If you're an admirer of the work of George Orwell, then you should pick up the volumes of diaries and letters that have recently been published in the U.K. by Harvill Secker. I have them, and so I can assure you that they make for fascinating reading.
To get you on your way, I suggest that you first read this review by Simon Leys.
Gordon Bowker, one of George Orwell's biographers, has published a brief review of the reissue of Jacintha Buddicom's memoir Eric & Us. (For those of you who don't keep track of literary pseudonyms, when Eric Blair became a writer, he took to calling himself George Orwell.) Buddicom's book is an important source for anyone interested in Orwell's early life.
This is embarassing. I subscribe to The Atlantic, but I hadn't looked at this article until I saw it mentioned on Arts & Letters Daily. Benjamin Schwarz discusses a book by Judith Flanders entitled Inside the Victorian Home.
Anyway, the good people at Arts & Letters Daily must be admirers of George Orwell's Keep the Aspidistra Flying. I can't think of why else they would include part of the following sentence from the article in the blurb that accompanies their link to the article:
The aspidistra became a symbol of the middle-class because it was one of the few houseplants that could withstand the noxious fumes in the gas-lit parlors.
According to Schwarz, Flanders discusses at great length all the hazards involved in living in a Victorian home. Hence the brief mention of the hardy aspidistra.
Spoiler Alert!!! I give away some significant plot details in what follows.
It just so happens that in Orwell's novel aspidistras are a symbol not only of the middle-class but of middle-class respectability, especially that of the lower-middle-class the people of shabby gentility, as Orwell sometimes put it elsewhere in his writings. Gordon Comstock, a struggling poet who has given up his "good" (i.e., respectable) job at a publicity firm to pursue a career at writing, is always encountering them. In fact, they seem to follow him wherever he goes, constantly reminding him of his poverty. Since he refuses to worship the money-god, he attempts to stay out of the money-world altogether. His girlfriend Rosemary is very understanding and doesn't nag him to return to the publicity firm, even though they can't get married as things are.

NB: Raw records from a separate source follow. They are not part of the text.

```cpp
template <int D, int R, bool MIX, bool SMALL = false>
__global__ __launch_bounds__(FM_THREADS, 2) void k_fm_f32(FmF32Args fa)
{
    const FmArgs &a = fa.a;
    constexpr int RD = D * R, NS = RD - D + 27, NQ = (NS + 1) / 2;
    constexpr int PQ = FM32_PQ, NP = (NQ + PQ - 1) / PQ;
    constexpr int JOBS = (FM_NT + R - 1) / R, ROUNDS = (JOBS + FM_THREADS - 1) / FM_THREADS;
    static_assert(2 * NQ <= FM_EDGE, "a window must fit an edge image's half");
    extern __shared__ __align__(16) unsigned char smem[];
    double2 *X = reinterpret_cast<double2 *>(smem);
    double *sc = reinterpret_cast<double *>(smem + FM_NT * sizeof(double2));
    for (int i = threadIdx.x; i < 512; i += FM_THREADS) sc[i] = a.sincos[i];
    const long long nwork = (long long)a.ntiles * a.nstreams;
#pragma unroll 1
    for (long long work = blockIdx.x; work < nwork; work += gridDim.x) {
    const int s = (int)(work / a.ntiles);
    const long long G = a.tile0 + (long long)(65 * FM_NB) * (work % a.ntiles);
    const int jrel0 = (int)(G - 64 - a.g_first);
    const float2 *raw = fa.rawf + (long long)s * a.stride_pairs;
    const float2 *edges = fa.edges + (long long)s * (4 * FM_EDGE);
    const double2 *dmh_old = a.dmh_old + (long long)s * 64;
    const int Lm1 = a.nsamples - 1, nds = a.nds, P = a.tper;
    const double HOWARD = 0.9 * 32768.0;
    int e0 = 0;
    if constexpr (MIX) {
        const long long v = (long long)a.first_out + (long long)D * jrel0;
        e0 = (int)(((v % P) + P) % P);
    }
    typedef const __attribute__((address_space(4))) double *const_tab_t;
    const_tab_t tb = (const_tab_t)(a.tcs + e0);
    __syncthreads();
#pragma unroll 1
    for (int round = 0; round < ROUNDS; round++) {
        const int job = threadIdx.x + FM_THREADS * round;
        const int t0 = R * job;
        if (t0 >= FM_NT) break;
        const int j0 = jrel0 + t0;
        const int n0 = a.first_out + D * j0 - 26;
// ... 100 lines not shown
#pragma unroll 1
                for (int r = 0; r < R; r++) {
                    const int t = t0 + r, j = j0 + r;
                    double2 val = make_double2(0.0, 0.0);
                    if (j >= 0 && j < nds) {
                        val.x = r == 0 ? oi[0] : r == 1 ? oi[1] : r == 2 ? oi[2] : r == 3 ? oi[3] : oi[R - 1];
                        val.y = r == 0 ? oq[0] : r == 1 ? oq[1] : r == 2 ? oq[2] : r == 3 ? oq[3] : oq[R - 1];
                    } else if (j >= -64 && j < 0) {
                        val = dmh_old[64 + j];
                    }
                    if (t < FM_NT) X[t] = val;
                }
            }
        } else {
#pragma unroll 1
            for (int r = 0; r < R; r++) {
                const int t = t0 + r, j = j0 + r;
                const double2 val = (j >= -64 && j < 0) ? dmh_old[64 + j] : make_double2(0.0, 0.0);
                if (t < FM_NT) X[t] = val;
            }
        }
    }
    __syncthreads();
    if (jrel0 + FM_NT > nds - 64) {
        double2 *dmh_new = a.dmh_new + (long long)s * 64;
        for (int t = 64 + threadIdx.x; t < FM_NT; t += FM_THREADS) {
            const int j = jrel0 + t;
            if (j >= nds - 64 && j < nds && j >= 0) dmh_new[j - (nds - 64)] = X[t];
        }
        if (work % a.ntiles == 0 && nds < 64 && (int)threadIdx.x < 64 - nds) dmh_new[threadIdx.x] = dmh_old[threadIdx.x + nds];
    }
    const int lane = threadIdx.x & 63;
    const int wave = __builtin_amdgcn_readfirstlane(threadIdx.x >> 6);
    const int blk = lane < FM_NB ? lane : FM_NB - 1;
    const double2 *xl = X + 64 + 65 * blk;
    double2 *y = a.y + (long long)s * a.y_stride;
    if constexpr (SMALL) {
        const int rel = (int)threadIdx.x, t = rel - jrel0;
        if (rel < nds && t >= 64 && t < FM_NT) {
            const long long g = a.g_first + rel;
            const int u = (int)(((g - 64) % 65 + 65) % 65);
            const double2 *xg = X + t;
            const double *f = c_bpsk.dm_taps;
            double yi = 0.0, yq = 0.0;
            for (int i = 0; i <= 64 - u; i++) {
                const double2 x = xg[-(u + i)];
// ... 18 lines not shown
            u0 = 9 + 8 * (wave - 1);
            nout = 8;
            double bi[8], bq[8];
            matched_block<8, false>(xl, u0, bi, bq);
#pragma unroll
            for (int r = 0; r < 8; r++) {
                ai[r] = bi[r];
                aq[r] = bq[r];
            }
        }
        __syncthreads();
        if (lane < FM_NB) {
#pragma unroll
            for (int r = 0; r < 9; r++)
                if (r < nout) X[65 * blk + u0 + r] = make_double2(ai[r], aq[r]);
        }
        __syncthreads();
        const int relb = jrel0 + 64;
        for (int o = (int)threadIdx.x; o < 65 * FM_NB; o += FM_THREADS) {
            const int rel = relb + o;
            if (rel >= 0 && rel < nds) y[rel] = X[o];
        }
    }
    __syncthreads();
    }
}

int bpsk_fm_f32_upload_constants(const BpskConst &bc)
{
    JSDR_HIP_TRY(hipMemcpyToSymbol(HIP_SYMBOL(c_bpsk), &bc, sizeof(bc)));
    return JSDR_OK;
}

int launch_fm_prep_f32(const EdgeF32Args &ea, const HistArgs &ha, hipStream_t st)
{
    hipLaunchKernelGGL(k_fm_prep_f32, dim3((unsigned)(((long long)ea.nstreams * (4 * FM_EDGE + 32) + 255) / 256)), dim3(256), 0, st, ea, ha);
    return launched();
}

template <int D, int R>
static int launch_fm_f32_t(const FmF32Args &a_in, bool mix, int nstreams, hipStream_t st, long long *items, long long *grid_out)
{
    const size_t lds = (size_t)FM_NT * sizeof(double2) + 512 * sizeof(double);
    const long long span = 65LL * FM_NB;
    const long long ntiles = (a_in.a.g_first + a_in.a.nds - a_in.a.tile0 + span - 1) / span;
    FmF32Args a = a_in;
    a.a.ntiles = (int)ntiles;
    a.a.nstreams = nstreams;
    long long gx = ntiles * nstreams;
    if (a.a.grid_limit > 0 && gx > a.a.grid_limit) gx = a.a.grid_limit;
    *items = ntiles * nstreams;
    *grid_out = gx;
    const dim3 grid((unsigned)gx), block(FM_THREADS);
#define JSDR_FM32_LAUNCH(MIX, SMALL)                                              \
    do {                                                                          \
        JSDR_LDS_ATTR((k_fm_f32<D, R, MIX, SMALL>), lds);                         \
        hipLaunchKernelGGL((k_fm_f32<D, R, MIX, SMALL>), grid, block, lds, st, a); \
    } while (0)
    if (a.a.nds <= FM_THREADS && ntiles == 1) {
        if (mix) JSDR_FM32_LAUNCH(true, true); else JSDR_FM32_LAUNCH(false, true);
    } else {
        if (mix) JSDR_FM32_LAUNCH(true, false); else JSDR_FM32_LAUNCH(false, false);
    }
#undef JSDR_FM32_LAUNCH
    return launched();
}

int launch_fm_f32(const FmF32Args &a, int decim, bool mix, int nstreams, hipStream_t st, long long *items, long long *grid)
{
    switch (decim) {
        case 4: return launch_fm_f32_t<4, 5>(a, mix, nstreams, st, items, grid);
        case 5: return launch_fm_f32_t<5, 4>(a, mix, nstreams, st, items, grid);
        case 10: return launch_fm_f32_t<10, 4>(a, mix, nstreams, st, items, grid);
        case 20: return launch_fm_f32_t<20, 4>(a, mix, nstreams, st, items, grid);
    }
// ... 6 lines not shown
```

### java-sdr_amd/csrc/bpsk_handle.hip

```cpp
#include "bpsk_kernels.h"
#include "bpsk_fec.h"
#include "bpsk_fft.h"
#include "bpsk_chan.h"
#include "bpsk_pst.h"
#include "bpsk_sched.h"
#include "bpsk_blob.h"
#include "bpsk_state.h"
#include <math.h>
#include <cmath>
#include <atomic>
#include <memory>
#include <thread>
#include <stddef.h>
#include <stdlib.h>
#include <vector>

static const float h_ds_half[14] = {-6.103515625000e-004F, -1.220703125000e-004F, +2.380371093750e-003F,
                                    +6.164550781250e-003F, +7.324218750000e-003F, +7.629394531250e-004F,
                                    -1.464843750000e-002F, -3.112792968750e-002F, -3.225708007813e-002F,
                                    -1.617431640625e-003F, +6.463623046875e-002F, +1.502380371094e-001F,
                                    +2.231445312500e-001F, +2.518310546875e-001F};
static const float h_dm_half[33] = {
    -0.0101130691F, -0.0086975143F, -0.0038246093F, +0.0033563764F, +0.0107237026F, +0.0157790936F, +0.0164594107F,
    +0.0119213911F, +0.0030315224F, -0.0076488191F, -0.0164594107F, -0.0197184277F, -0.0150109226F, -0.0023082460F,
// ... 36 lines not shown
    Schedule cur, prefetch;
    bool tables_on_device = false;
    unsigned char h_khist[26] = {0};
    bool retuned = false;
    bool fft_ready = false;
    int seam = 0;
    DevBuf<FftFrontState> fft_state2;
    DevBuf<double2> dm2;
    long long dm2_stride = 0;
    unsigned char h_mhist[26] = {0};
    DevBuf<unsigned short> ktu9;
    DevBuf<double> sincos9;
    std::vector<unsigned short> h_ktu9;
    int c_kshift = -1;
    DevBuf<double> sincos;
    DevBuf<unsigned char> ktu;
    DevBuf<unsigned char> kvco;
    DevBuf<int2> hist_in[2];
    int hist_cur = 0;
    bool hist_is_float = false;
    DevBuf<int> hist_bad;
    DevBuf<int> amax;
    DevBuf<SnapPack> snap_dev;
    DevBuf<int> fm_edges;
    DevBuf<float2> fm_edges_f32;
    bool f32_batch = false;
    DevBuf<double2> dm, y[2];
    int y_cur = 0;
    DevBuf<double2> dmh[2], tcs;
    int dmh_cur = 0;
    int tab_cur = 0;
    bool halo_in_dmh = false;
    bool use_fm = true;
    long long last_fm_items = 0, last_fm_grid = 0;
    int last_fm_phase = -1;
    int share_wgs_per_cu = 0;
    int num_cu = 0;
    int variant = 0;
    double fast_ey = 0.0;
    double margin_scale = 1.0;
    double argmax_scale = 1.0;
    const char *front_name = "k_front";
    const char *tail_name = "k_tail";
    const char *fec_name = "k_fec_bpsk";
    bool ktu_uploaded = false;
    std::thread worker;
// ... 1193 lines not shown
    } else if (nds > 0 && fm_ok) {
        if (wait_tail(h, h->y_cur, st) != JSDR_OK) return JSDR_ERR;
        FmArgs ma;
        ma.raw = fa.raw;
        ma.stride_pairs = fa.stride_pairs;
        ma.nsamples = (int)L;
        ma.ic = ic;
        ma.qc = qc;
        ma.edges = h->fm_edges.p;
        ma.tcs = tcs_p;
        ma.tper = h->cur.mix ? h->cur.tper : 1;
        ma.kvco = kvco_p;
        ma.sincos = h->sincos.p;
        ma.dmh_old = h->dmh[h->dmh_cur].p;
        ma.dmh_new = h->dmh[h->dmh_cur ^ 1].p;
        ma.y = h->y[h->y_cur].p + Y_PAD;
        ma.y_stride = h->y_stride;
        ma.nds = (int)nds;
        ma.g_first = g_first;
        ma.tile0 = first_block(g_first);
        ma.first_out = first_out;
        ma.amax = h->amax.p;
        ma.grid_limit = h->share_wgs_per_cu * h->num_cu;
        ma.trot = h->cur.mix == 1 ? h->cur.trot : -1;
        if (rawf_dev) {
            EdgeF32Args ea;
            ea.rawf = fa.rawf;
            ea.stride_pairs = fa.stride_pairs;
            ea.nsamples = (int)L;
            ea.hist = fa.hist;
            ea.edges = h->fm_edges_f32.p;
            ea.nstreams = S;
            const HistArgs ha = hist_args(h, nullptr, fa.rawf, fa.stride_pairs, L, 0, 0, S);
            ProfScope psh(h, PK_PREP, st);
            if (launch_fm_prep_f32(ea, ha, st) != JSDR_OK) return JSDR_ERR;
            hist_done = true;
        } else {
            EdgeArgs ea;
            ea.raw = fa.raw;
            ea.stride_pairs = fa.stride_pairs;
            ea.nsamples = (int)L;
            ea.ic = ic;
            ea.qc = qc;
            ea.dc = (ic != 0) || (qc != 0);
            ea.hist = fa.hist;
            ea.edges = h->fm_edges.p;
// ... 212 lines not shown
    if (const char *e = knob("JSDR_NO_OVERLAP")) h->overlap = atoi(e) == 0;
    if (const char *e = knob("JSDR_FM")) h->use_fm = atoi(e) != 0;
    if (const char *e = knob("JSDR_SCHED_PREFETCH")) h->prefetch_on = atoi(e) != 0;
    const size_t S = (size_t)nstreams;
    bool vitq = nstreams >= 256;
    if (const char *e = knob("JSDR_VITQ")) vitq = atoi(e) != 0 && nstreams > 1;
    h->dm_stride = 64 + h->max_ds + 64;
    h->y_stride = h->max_ds;
    h->bitlog_stride = (HIST_BITS + h->max_bits + 64 + 15) & ~15LL;
    bool ok = h->sincos.alloc(512) == JSDR_OK && h->ktu.alloc((size_t)h->max_batch + 8192) == JSDR_OK &&
              h->kvco.alloc(2 * (size_t)h->max_ds) == JSDR_OK && h->hist_in[0].alloc(S * 32) == JSDR_OK &&
              h->hist_in[1].alloc(S * 32) == JSDR_OK && h->dm.alloc(S * (size_t)h->dm_stride) == JSDR_OK &&
              h->y[0].alloc(S * (size_t)h->y_stride + 2 * Y_PAD) == JSDR_OK && h->y[1].alloc(S * (size_t)h->y_stride + 2 * Y_PAD) == JSDR_OK && h->tail.alloc(S) == JSDR_OK &&
              h->bitlog[0].alloc(S * (size_t)h->bitlog_stride) == JSDR_OK &&
              h->bitlog[1].alloc(S * (size_t)h->bitlog_stride) == JSDR_OK && h->nbits.alloc(S) == JSDR_OK &&
              h->trig_count.alloc(S) == JSDR_OK && h->trig_bits.alloc(S * h->trig_cap) == JSDR_OK &&
              h->fec_scratch.alloc(vitq ? (size_t)fec_vitq_scratch_words(nstreams, h->trig_cap) : S * h->trig_cap * (size_t)fec_dec_scratch_words()) == JSDR_OK && h->fec_done.alloc(S) == JSDR_OK &&
              (!vitq || (h->fec_vit.alloc(S * h->trig_cap * 320) == JSDR_OK && h->fec_work.alloc(S * h->trig_cap + 1) == JSDR_OK)) &&
              h->fec_rc.alloc(S * h->trig_cap) == JSDR_OK && h->fec_last.alloc(S * 2) == JSDR_OK &&
              h->cnt_dec.alloc(S) == JSDR_OK && h->corr.alloc(S * (size_t)h->max_bits) == JSDR_OK &&
              h->fec_data.alloc(S * h->trig_cap * 256) == JSDR_OK && h->decoded.alloc(S * 256) == JSDR_OK &&
              h->stage_raw.alloc((size_t)nsamples_per_frame * 2 + (nstreams == 1 ? ((do_fft ? sizeof(double2) : 1) * (size_t)h->max_ds + sizeof(double2) * (256 + FM_TABLE_SLACK) + 256) / 4 : 0)) == JSDR_OK &&
              h->ds_taps_dev.alloc(32) == JSDR_OK &&
              h->dmh[0].alloc(S * 64) == JSDR_OK && h->dmh[1].alloc(S * 64) == JSDR_OK && h->hist_bad.alloc(1) == JSDR_OK && h->amax.alloc(S) == JSDR_OK && h->fm_edges.alloc(S * 4 * FM_EDGE) == JSDR_OK && h->snap_dev.alloc(1) == JSDR_OK && h->tcs.alloc(2 * (256 + FM_TABLE_SLACK)) == JSDR_OK;
    if (ok && nstreams == 1) {
        const size_t need = sizeof(float) * 2 * (size_t)nsamples_per_frame + ((size_t)h->max_batch + 26) + (size_t)h->max_ds +
                            (do_fft ? sizeof(double2) * (size_t)h->max_ds : 0) + sizeof(double2) * (256 + FM_TABLE_SLACK) + 8 * 64;
        const size_t arena = (need + 63) & ~(size_t)63;
        if (arena <= ((size_t)8 << 20) && h->pin.alloc(arena + sizeof(SnapPack))) h->pin_bytes = arena;
        else (void)hipGetLastError();
    }
    if (!ok) {
        jsdr_bpsk_destroy(h);
        return JSDR_ERR;
    }
    std::vector<double> sc(512);
    for (int n = 0; n < 256; n++) {
        sc[n] = table_cos(n);
        sc[256 + n] = table_sin(n);
    }
    BpskConst bc;
    memset(&bc, 0, sizeof(bc));
    double sync[SYNC_N];
    (void)jsdr_bpsk_table(0, bc.ds_taps, 32);
    (void)jsdr_bpsk_table(1, bc.dm_taps, 96);
    (void)jsdr_bpsk_table(2, sync, SYNC_N);
    for (int i = 0; i < SYNC_N; i++) bc.sync[i] = sync[i] > 0.0 ? 1 : -1;
// ... 1534 lines not shown
```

As Gordon sinks into greater poverty, he takes a kind of pleasure in his degradation, since his poverty is a sign that he has stuck to his principles, until an unexpected turn of events (which I won't give away) leads him back into the money-world. After he has decided to return to the publicity firm, Gordon finds himself walking down a typical lower-middle-class street. He wonders about the people living in the houses, wonders how they live, and thinks that it might not be so bad to be one of them:
Our civilization is founded on greed and fear, but in the lives of common men the greed and fear are mysteriously transmuted into something nobler. The lower-middle-class people in there, behind their lace curtains, with their children and their scraps of furniture and their aspidistras they lived by the money-code, sure enough, and yet they contrived to keep their decency. The money-code as they interpreted it was not merely cynical and hoggish. They had their standards, their inviolable points of honor. They 'kept themselves respectable' kept the aspidistra flying. [Quoted from the end of chapter 11.]
Naturally, Gordon insists on having an aspidistra. It will go in the front window.
The book is no doubt inspired by Orwell's own life. It's funny and angry at the same time. If you've only read Orwell's two famous novels, then I recommend this one as the best of his less famous works of fiction.
Believe it or not, Keep the Aspidistra Flying was made into an excellent movie about six years ago. Richard Grant plays Gordon Comstock; Helena Bonham Carter plays Rosemary. It's faithful to the book in the most important respects, and even in many minor ones.
So, you ask yourself, "How could I have missed a movie with the word 'aspidistra' in the title?" Well, it's not your fault. Someone somewhere decided that an American audience wouldn't have any idea what an aspidistra might be; consequently, in the U.S. the film is called A Merry War. (I don't know the U.K. title.) At one point in the novel (in chapter 6) it is said that there is "a merry war" between Gordon and Rosemary, because they often argue vigorously but innocently. They genuinely adore each other, and so their arguments are for the most part absurd.
The DVD of A Merry War seems to be out of print. I've only seen the film once when it was originally in theaters. There might have been five or six people in the U.S. who saw it when it came out. I'm glad that I was one of them.
I first read Animal Farm when I was in ninth grade. That's when I became an Orwell admirer. I read Keep the Aspidistra Flying for my English class when I was a senior in high school. Seeing the link on Arts & Letters Daily reminded me that I needed to create an Orwell category for my blog. It's now over there to the right, as you can see.